## WHAT TO DO
Give back exactly the stretch of data below from the line holding "int mmdit_ln_modulate_fwd_pair(const mmdit_ln_fwd_problem*" through the line holding "float* dx; float*", both ends included, and leave the remaining lines out.

Collected data entries:
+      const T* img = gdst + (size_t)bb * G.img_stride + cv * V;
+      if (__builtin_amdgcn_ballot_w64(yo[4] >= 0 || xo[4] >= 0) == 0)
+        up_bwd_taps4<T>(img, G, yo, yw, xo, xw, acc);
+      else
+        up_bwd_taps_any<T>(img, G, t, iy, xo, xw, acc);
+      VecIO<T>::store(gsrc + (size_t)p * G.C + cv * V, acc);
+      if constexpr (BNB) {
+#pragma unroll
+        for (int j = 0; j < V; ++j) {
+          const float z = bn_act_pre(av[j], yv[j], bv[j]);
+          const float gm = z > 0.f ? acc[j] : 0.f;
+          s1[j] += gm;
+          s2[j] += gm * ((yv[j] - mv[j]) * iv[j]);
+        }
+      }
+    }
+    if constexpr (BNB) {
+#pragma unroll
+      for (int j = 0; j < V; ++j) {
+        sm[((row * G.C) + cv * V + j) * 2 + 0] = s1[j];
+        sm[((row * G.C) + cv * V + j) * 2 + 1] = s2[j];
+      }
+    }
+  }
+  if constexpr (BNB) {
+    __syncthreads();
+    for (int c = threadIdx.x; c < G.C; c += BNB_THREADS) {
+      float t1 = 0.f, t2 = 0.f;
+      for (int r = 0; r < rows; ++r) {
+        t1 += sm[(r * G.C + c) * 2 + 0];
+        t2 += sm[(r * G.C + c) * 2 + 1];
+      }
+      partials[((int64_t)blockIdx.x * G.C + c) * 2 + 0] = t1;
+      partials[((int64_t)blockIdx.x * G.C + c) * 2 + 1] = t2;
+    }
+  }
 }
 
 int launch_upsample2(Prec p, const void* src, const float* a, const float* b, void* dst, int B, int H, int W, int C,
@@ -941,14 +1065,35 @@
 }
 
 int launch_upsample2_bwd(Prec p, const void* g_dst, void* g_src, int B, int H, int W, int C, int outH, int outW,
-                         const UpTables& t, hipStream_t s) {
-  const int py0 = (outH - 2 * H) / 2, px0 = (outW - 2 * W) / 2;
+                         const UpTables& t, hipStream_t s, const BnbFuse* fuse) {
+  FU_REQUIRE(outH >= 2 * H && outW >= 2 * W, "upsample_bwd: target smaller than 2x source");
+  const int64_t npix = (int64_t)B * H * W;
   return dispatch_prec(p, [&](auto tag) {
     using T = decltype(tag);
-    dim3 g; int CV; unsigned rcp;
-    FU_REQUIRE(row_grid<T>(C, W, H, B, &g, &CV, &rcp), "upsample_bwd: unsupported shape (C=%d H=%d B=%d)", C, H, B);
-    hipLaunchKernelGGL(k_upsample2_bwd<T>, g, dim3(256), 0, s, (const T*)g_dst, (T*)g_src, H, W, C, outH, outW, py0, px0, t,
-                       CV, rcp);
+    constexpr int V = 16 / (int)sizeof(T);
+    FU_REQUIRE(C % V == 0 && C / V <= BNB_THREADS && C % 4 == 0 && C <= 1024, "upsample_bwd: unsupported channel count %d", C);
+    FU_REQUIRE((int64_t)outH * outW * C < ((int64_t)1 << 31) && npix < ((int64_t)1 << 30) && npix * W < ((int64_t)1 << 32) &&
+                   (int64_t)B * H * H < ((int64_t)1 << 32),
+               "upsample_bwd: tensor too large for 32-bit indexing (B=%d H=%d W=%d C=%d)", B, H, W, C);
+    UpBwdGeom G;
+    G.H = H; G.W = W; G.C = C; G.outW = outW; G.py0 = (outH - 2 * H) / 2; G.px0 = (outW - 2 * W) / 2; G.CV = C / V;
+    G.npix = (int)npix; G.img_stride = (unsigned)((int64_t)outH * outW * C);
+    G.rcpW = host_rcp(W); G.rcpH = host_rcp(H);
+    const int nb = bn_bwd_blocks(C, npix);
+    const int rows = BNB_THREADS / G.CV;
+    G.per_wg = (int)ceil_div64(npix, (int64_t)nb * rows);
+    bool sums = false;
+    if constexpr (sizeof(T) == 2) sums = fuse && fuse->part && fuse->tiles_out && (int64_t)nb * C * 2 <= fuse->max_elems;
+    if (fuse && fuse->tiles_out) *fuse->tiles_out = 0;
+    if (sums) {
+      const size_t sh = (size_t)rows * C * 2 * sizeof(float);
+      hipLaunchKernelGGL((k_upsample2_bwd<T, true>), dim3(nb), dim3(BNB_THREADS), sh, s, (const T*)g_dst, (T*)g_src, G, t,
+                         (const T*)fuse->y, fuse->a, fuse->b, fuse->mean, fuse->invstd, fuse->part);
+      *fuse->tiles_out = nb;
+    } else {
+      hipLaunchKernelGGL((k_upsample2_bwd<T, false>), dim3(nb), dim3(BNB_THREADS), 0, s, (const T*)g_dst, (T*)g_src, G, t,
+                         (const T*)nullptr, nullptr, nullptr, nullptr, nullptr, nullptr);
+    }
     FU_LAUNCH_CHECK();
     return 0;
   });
==
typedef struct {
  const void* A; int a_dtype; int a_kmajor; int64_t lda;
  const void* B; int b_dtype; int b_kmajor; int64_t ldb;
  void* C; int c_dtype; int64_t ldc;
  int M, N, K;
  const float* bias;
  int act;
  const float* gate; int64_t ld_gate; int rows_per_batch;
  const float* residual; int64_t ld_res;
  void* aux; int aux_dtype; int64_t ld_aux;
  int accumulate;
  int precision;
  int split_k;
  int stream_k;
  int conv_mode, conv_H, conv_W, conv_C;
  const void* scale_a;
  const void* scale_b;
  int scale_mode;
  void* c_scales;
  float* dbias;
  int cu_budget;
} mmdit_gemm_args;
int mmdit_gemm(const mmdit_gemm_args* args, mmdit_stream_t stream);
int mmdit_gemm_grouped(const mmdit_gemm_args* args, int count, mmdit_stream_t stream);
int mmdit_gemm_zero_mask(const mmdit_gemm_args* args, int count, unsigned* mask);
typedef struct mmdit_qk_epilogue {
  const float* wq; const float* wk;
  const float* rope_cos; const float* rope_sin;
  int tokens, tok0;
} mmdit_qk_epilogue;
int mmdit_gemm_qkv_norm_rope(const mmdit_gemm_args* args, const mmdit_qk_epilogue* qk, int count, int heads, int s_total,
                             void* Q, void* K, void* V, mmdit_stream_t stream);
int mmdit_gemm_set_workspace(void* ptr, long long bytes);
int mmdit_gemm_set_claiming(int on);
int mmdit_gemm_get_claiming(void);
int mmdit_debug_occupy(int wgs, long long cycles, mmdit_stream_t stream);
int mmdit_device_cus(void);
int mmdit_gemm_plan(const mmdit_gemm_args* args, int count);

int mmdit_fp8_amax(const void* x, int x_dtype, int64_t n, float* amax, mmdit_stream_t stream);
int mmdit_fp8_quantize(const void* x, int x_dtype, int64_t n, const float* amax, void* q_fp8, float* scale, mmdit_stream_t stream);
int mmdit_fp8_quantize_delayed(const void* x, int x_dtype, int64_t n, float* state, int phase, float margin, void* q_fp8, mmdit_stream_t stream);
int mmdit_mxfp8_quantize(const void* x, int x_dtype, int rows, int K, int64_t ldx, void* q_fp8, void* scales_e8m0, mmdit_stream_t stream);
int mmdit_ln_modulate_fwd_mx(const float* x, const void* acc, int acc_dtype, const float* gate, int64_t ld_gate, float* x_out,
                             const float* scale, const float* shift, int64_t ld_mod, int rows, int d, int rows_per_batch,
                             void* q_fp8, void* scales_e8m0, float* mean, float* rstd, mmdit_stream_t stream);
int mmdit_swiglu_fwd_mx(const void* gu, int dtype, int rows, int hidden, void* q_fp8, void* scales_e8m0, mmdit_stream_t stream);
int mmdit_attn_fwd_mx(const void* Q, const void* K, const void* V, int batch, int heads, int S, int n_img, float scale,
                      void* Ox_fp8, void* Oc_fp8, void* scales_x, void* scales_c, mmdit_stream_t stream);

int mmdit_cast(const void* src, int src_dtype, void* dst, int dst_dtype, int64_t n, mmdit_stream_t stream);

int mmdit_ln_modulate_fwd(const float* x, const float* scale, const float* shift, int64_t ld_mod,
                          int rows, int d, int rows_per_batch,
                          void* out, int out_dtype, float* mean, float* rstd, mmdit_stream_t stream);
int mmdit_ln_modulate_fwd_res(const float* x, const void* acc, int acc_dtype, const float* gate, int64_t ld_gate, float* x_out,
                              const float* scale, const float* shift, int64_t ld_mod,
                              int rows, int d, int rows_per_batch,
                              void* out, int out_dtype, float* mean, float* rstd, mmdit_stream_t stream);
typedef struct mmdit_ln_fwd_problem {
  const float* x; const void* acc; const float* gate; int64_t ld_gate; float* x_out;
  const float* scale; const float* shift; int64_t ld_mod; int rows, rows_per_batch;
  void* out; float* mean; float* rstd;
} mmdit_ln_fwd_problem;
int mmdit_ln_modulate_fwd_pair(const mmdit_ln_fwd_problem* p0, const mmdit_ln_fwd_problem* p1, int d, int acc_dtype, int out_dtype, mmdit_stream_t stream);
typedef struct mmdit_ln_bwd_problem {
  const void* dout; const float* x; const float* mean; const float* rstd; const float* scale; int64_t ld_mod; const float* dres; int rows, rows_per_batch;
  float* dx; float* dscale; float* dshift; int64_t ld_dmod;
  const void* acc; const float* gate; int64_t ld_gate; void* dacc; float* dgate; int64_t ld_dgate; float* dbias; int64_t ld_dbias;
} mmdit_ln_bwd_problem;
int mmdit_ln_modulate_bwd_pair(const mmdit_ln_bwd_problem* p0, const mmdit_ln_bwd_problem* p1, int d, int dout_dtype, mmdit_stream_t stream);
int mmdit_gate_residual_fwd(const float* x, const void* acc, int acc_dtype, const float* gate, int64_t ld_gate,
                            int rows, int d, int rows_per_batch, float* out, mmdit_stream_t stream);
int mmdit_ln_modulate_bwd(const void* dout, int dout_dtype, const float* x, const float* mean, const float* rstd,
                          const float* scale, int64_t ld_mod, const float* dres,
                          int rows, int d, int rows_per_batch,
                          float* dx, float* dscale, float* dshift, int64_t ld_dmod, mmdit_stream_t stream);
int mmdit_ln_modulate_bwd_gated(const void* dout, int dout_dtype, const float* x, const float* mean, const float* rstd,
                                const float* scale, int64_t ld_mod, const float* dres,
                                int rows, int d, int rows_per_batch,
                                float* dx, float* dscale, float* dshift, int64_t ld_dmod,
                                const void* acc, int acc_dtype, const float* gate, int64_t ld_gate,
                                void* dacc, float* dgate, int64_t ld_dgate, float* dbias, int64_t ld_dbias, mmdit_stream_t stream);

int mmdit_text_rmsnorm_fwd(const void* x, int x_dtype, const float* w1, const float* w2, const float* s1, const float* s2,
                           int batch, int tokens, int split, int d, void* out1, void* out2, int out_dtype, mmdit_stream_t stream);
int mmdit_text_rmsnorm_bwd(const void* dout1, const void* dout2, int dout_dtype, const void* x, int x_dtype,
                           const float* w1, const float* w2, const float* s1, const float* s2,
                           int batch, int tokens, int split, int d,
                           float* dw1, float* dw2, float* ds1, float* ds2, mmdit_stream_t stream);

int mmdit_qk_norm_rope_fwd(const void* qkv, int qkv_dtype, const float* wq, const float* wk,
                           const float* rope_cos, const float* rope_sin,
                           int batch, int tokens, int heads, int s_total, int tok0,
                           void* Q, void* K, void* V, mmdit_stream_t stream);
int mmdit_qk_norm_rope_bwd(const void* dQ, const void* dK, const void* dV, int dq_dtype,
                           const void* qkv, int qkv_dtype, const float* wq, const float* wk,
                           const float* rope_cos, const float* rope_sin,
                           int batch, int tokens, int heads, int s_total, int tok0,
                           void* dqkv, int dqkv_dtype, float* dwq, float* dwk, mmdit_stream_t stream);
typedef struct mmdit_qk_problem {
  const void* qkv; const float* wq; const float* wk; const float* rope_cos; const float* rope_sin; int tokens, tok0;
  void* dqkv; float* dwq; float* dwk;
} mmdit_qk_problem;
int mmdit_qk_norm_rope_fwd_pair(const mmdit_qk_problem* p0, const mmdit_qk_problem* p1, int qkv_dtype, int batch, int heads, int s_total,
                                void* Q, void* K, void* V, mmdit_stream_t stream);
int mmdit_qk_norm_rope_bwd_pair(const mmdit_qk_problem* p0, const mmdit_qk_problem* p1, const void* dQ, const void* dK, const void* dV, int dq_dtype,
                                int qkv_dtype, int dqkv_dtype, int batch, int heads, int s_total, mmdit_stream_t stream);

## EXERCISE RESPONSE
int mmdit_ln_modulate_fwd_pair(const mmdit_ln_fwd_problem* p0, const mmdit_ln_fwd_problem* p1, int d, int acc_dtype, int out_dtype, mmdit_stream_t stream);
typedef struct mmdit_ln_bwd_problem {
  const void* dout; const float* x; const float* mean; const float* rstd; const float* scale; int64_t ld_mod; const float* dres; int rows, rows_per_batch;
  float* dx; float* dscale; float* dshift; int64_t ld_dmod;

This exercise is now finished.